# [What the exercise asks]
Lines below that include the word "dtype" should each be copied.

# [Data excerpts]
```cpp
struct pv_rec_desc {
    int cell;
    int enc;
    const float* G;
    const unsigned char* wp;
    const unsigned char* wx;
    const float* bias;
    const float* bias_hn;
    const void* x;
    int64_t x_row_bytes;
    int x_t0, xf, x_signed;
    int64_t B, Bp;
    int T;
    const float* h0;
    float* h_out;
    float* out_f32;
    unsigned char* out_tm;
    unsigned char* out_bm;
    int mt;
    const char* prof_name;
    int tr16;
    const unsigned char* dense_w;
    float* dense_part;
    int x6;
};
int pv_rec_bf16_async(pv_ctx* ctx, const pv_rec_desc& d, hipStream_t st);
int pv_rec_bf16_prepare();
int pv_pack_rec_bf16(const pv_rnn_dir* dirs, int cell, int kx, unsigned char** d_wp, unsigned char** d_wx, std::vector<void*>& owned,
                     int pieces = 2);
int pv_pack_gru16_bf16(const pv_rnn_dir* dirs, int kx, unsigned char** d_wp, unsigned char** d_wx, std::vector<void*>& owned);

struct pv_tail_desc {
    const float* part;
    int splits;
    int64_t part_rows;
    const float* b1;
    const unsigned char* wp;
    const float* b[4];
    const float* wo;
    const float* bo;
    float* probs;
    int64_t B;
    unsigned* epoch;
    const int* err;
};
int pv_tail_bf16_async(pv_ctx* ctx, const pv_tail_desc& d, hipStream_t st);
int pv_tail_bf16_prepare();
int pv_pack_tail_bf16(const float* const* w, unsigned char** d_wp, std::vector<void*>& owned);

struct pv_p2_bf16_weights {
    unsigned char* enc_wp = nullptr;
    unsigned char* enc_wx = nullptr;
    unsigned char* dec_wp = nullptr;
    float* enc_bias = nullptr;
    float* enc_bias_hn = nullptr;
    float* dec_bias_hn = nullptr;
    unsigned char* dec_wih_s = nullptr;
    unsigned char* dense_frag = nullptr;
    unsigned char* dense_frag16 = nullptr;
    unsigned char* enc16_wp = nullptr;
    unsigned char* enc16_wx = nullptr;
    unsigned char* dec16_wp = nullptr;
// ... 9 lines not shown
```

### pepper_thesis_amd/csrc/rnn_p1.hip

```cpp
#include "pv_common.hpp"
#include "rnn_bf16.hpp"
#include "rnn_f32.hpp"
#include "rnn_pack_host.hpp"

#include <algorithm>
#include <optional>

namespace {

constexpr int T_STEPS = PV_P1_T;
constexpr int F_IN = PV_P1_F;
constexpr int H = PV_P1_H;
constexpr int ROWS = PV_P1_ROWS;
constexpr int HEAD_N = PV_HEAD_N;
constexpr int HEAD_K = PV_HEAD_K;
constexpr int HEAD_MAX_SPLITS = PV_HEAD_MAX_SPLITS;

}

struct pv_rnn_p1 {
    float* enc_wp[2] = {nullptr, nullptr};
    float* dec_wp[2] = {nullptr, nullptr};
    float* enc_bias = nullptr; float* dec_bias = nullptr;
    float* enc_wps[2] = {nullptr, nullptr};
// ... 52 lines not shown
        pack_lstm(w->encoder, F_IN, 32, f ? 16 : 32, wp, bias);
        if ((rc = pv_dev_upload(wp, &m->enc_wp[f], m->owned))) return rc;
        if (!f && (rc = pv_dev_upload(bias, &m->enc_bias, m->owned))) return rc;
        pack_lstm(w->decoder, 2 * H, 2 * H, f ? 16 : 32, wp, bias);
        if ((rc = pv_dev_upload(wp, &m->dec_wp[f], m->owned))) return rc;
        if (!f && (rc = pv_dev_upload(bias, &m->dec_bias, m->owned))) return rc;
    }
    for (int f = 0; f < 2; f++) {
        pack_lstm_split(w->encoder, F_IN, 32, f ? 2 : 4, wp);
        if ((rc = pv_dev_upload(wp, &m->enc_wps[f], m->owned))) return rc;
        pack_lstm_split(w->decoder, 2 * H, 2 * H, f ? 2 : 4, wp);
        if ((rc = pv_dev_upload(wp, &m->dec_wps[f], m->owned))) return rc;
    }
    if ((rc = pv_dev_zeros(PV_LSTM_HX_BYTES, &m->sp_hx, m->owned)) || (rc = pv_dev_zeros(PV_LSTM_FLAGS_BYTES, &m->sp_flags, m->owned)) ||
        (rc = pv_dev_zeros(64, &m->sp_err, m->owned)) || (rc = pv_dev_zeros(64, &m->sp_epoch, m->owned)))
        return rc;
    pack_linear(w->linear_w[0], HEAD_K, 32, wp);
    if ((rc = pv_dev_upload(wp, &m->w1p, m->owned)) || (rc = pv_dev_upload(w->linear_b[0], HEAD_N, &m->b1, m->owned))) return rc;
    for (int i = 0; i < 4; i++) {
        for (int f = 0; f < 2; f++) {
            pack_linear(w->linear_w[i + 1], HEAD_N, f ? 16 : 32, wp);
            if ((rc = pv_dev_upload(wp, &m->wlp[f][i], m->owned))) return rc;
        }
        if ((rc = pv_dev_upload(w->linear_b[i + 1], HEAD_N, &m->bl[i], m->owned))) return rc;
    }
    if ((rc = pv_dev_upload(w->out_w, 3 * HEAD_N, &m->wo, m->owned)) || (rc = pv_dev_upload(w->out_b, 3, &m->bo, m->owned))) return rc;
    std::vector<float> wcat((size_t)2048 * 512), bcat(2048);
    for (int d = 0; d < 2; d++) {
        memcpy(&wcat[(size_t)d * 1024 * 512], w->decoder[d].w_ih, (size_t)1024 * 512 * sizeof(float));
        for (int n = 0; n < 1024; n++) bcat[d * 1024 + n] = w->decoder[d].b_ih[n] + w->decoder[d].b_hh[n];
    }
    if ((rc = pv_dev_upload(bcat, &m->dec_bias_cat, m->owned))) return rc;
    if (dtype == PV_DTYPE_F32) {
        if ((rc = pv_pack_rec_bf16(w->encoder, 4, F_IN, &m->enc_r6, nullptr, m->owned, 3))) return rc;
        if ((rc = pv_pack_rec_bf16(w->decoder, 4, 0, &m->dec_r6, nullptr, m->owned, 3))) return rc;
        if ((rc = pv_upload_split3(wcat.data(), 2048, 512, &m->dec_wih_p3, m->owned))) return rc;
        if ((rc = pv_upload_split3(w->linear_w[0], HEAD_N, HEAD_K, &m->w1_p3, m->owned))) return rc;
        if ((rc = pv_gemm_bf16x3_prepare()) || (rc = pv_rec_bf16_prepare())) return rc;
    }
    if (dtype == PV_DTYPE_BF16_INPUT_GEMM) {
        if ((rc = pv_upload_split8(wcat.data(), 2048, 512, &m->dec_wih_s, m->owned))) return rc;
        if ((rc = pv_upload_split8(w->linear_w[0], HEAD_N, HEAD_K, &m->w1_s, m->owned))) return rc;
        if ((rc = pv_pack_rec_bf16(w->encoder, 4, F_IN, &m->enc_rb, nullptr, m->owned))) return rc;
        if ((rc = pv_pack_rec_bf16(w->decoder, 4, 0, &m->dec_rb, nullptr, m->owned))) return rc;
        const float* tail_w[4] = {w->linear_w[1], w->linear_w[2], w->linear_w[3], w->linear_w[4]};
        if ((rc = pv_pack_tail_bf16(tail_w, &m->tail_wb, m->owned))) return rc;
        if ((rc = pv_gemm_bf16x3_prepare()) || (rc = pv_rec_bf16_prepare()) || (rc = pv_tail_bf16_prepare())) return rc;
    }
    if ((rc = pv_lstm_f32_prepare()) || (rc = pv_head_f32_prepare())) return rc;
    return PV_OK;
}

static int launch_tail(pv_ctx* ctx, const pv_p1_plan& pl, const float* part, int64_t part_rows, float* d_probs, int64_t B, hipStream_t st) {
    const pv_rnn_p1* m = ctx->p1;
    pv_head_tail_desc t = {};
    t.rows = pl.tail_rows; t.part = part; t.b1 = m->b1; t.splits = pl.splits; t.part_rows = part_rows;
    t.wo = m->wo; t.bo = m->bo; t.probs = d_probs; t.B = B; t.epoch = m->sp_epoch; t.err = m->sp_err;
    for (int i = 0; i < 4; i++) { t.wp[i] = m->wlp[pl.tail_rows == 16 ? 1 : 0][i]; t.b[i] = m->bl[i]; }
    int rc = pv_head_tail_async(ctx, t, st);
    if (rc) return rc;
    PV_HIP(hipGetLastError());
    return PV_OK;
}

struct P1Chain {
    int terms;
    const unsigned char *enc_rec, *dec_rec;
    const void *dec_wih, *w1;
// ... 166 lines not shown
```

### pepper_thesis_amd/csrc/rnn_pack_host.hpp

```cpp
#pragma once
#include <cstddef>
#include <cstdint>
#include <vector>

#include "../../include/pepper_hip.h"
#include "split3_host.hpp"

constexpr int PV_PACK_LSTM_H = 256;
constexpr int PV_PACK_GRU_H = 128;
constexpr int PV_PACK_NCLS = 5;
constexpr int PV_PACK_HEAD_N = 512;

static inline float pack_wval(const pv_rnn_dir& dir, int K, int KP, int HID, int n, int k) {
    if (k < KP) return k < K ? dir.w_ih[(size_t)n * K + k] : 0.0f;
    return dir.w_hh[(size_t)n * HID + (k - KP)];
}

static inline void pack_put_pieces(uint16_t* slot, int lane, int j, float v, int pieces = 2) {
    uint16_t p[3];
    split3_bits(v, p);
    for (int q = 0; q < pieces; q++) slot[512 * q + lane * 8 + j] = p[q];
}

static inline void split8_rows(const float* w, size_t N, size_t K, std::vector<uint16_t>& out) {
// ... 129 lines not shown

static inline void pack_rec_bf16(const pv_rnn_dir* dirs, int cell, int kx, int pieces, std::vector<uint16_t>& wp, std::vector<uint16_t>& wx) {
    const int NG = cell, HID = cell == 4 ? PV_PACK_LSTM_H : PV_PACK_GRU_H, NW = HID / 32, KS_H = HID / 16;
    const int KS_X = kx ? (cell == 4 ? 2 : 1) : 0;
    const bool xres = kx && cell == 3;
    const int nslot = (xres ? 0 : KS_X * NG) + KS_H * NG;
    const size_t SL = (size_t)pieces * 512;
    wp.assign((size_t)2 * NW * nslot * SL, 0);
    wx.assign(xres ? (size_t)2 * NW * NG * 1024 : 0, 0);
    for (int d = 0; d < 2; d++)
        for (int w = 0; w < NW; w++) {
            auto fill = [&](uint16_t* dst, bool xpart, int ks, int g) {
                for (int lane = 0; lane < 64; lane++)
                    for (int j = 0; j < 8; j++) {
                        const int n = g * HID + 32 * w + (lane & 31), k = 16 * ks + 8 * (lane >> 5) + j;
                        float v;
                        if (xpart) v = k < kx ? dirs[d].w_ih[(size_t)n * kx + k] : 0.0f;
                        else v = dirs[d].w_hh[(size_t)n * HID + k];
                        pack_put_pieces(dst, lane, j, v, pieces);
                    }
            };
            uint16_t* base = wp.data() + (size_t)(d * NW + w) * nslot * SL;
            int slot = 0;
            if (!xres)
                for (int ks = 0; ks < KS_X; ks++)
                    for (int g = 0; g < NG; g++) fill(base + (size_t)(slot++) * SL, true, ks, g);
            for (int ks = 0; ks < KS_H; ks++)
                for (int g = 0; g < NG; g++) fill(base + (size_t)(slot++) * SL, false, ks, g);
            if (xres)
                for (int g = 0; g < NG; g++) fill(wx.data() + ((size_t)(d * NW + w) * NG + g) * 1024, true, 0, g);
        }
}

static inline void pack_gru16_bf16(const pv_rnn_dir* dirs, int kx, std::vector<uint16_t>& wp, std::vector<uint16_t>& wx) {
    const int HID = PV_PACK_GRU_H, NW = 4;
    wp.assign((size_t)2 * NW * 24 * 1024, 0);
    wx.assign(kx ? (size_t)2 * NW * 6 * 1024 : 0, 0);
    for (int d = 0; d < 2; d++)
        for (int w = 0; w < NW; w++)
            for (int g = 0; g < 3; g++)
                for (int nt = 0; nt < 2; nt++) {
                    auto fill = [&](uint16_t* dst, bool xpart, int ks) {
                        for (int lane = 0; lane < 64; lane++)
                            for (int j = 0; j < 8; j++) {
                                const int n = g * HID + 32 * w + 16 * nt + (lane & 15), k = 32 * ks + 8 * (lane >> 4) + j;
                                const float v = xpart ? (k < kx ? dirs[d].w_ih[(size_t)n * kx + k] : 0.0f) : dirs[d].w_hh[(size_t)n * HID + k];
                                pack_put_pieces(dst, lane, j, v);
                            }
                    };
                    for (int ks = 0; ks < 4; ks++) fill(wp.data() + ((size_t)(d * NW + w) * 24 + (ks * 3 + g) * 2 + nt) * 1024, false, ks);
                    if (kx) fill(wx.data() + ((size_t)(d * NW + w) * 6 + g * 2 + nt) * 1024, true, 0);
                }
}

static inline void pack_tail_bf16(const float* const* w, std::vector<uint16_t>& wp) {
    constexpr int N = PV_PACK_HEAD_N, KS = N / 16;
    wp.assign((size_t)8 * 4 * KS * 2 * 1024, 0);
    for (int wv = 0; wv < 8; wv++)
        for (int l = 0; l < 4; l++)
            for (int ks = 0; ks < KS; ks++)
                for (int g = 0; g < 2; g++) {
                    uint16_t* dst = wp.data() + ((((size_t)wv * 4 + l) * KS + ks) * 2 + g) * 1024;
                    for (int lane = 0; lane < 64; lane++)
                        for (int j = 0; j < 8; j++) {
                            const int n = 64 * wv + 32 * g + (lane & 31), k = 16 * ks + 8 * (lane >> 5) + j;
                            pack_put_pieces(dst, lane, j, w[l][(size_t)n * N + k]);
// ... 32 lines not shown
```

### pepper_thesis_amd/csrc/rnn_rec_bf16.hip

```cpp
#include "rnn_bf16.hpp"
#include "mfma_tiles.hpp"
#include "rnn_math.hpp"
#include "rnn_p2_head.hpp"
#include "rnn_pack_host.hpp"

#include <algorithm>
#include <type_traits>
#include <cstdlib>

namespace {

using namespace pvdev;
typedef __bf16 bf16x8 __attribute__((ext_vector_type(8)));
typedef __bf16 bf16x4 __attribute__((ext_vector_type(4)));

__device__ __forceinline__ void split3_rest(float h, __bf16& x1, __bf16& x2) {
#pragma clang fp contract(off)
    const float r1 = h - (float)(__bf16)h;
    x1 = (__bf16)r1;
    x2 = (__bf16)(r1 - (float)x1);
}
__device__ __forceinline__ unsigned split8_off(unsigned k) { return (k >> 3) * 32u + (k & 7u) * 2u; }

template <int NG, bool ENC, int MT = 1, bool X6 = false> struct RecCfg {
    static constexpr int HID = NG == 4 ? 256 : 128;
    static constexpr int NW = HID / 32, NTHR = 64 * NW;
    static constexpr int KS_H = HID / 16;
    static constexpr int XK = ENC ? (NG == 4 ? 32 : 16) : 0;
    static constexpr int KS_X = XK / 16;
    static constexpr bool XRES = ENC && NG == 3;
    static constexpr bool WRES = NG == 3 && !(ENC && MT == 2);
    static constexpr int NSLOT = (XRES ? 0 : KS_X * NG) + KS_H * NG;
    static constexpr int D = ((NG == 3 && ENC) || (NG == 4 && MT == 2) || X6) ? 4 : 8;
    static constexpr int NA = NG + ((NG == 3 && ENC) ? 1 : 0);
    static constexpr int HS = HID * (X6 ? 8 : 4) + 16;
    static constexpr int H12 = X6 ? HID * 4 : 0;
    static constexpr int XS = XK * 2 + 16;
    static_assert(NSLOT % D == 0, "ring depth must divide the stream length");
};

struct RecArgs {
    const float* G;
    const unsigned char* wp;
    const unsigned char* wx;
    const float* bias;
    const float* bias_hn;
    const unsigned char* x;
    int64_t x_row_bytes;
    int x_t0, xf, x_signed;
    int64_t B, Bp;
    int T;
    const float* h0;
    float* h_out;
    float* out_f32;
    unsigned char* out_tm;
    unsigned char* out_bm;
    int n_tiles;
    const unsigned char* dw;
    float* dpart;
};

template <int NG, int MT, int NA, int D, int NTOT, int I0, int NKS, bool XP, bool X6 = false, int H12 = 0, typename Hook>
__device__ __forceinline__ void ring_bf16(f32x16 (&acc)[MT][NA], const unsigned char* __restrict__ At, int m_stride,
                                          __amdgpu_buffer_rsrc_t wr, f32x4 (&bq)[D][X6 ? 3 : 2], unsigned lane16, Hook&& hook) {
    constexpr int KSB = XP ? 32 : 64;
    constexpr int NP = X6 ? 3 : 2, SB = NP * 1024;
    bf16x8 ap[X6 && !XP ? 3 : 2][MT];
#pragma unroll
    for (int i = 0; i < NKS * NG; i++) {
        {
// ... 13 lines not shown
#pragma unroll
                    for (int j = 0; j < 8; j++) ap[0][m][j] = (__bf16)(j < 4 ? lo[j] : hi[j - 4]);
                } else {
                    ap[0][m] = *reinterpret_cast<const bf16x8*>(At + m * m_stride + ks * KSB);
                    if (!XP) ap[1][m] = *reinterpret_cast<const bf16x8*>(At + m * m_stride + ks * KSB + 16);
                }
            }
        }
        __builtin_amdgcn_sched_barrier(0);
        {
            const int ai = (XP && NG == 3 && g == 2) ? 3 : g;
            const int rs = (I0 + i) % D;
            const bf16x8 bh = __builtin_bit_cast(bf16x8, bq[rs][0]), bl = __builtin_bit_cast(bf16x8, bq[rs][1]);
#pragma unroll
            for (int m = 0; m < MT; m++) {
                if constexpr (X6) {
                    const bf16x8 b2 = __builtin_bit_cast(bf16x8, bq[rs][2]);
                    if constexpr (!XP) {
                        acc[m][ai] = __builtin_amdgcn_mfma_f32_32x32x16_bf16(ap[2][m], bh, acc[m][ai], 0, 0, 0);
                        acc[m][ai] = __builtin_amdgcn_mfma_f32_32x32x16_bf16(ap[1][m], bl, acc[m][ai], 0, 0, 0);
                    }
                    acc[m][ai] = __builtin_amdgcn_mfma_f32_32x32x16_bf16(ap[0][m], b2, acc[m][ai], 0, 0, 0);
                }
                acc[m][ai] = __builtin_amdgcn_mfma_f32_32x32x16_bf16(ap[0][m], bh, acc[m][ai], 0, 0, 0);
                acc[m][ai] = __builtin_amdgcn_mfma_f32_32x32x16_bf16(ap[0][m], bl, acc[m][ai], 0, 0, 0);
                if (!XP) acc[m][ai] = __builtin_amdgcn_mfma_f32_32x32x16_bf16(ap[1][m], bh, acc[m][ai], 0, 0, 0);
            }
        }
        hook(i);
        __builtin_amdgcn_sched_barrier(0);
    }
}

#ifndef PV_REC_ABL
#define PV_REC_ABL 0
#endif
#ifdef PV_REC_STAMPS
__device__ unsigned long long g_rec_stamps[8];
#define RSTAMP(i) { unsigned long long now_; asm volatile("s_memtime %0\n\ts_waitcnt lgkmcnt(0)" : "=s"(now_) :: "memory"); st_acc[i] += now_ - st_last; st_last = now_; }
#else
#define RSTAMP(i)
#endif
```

# [Answer to this task]
    if (dtype == PV_DTYPE_F32) {
    if (dtype == PV_DTYPE_BF16_INPUT_GEMM) {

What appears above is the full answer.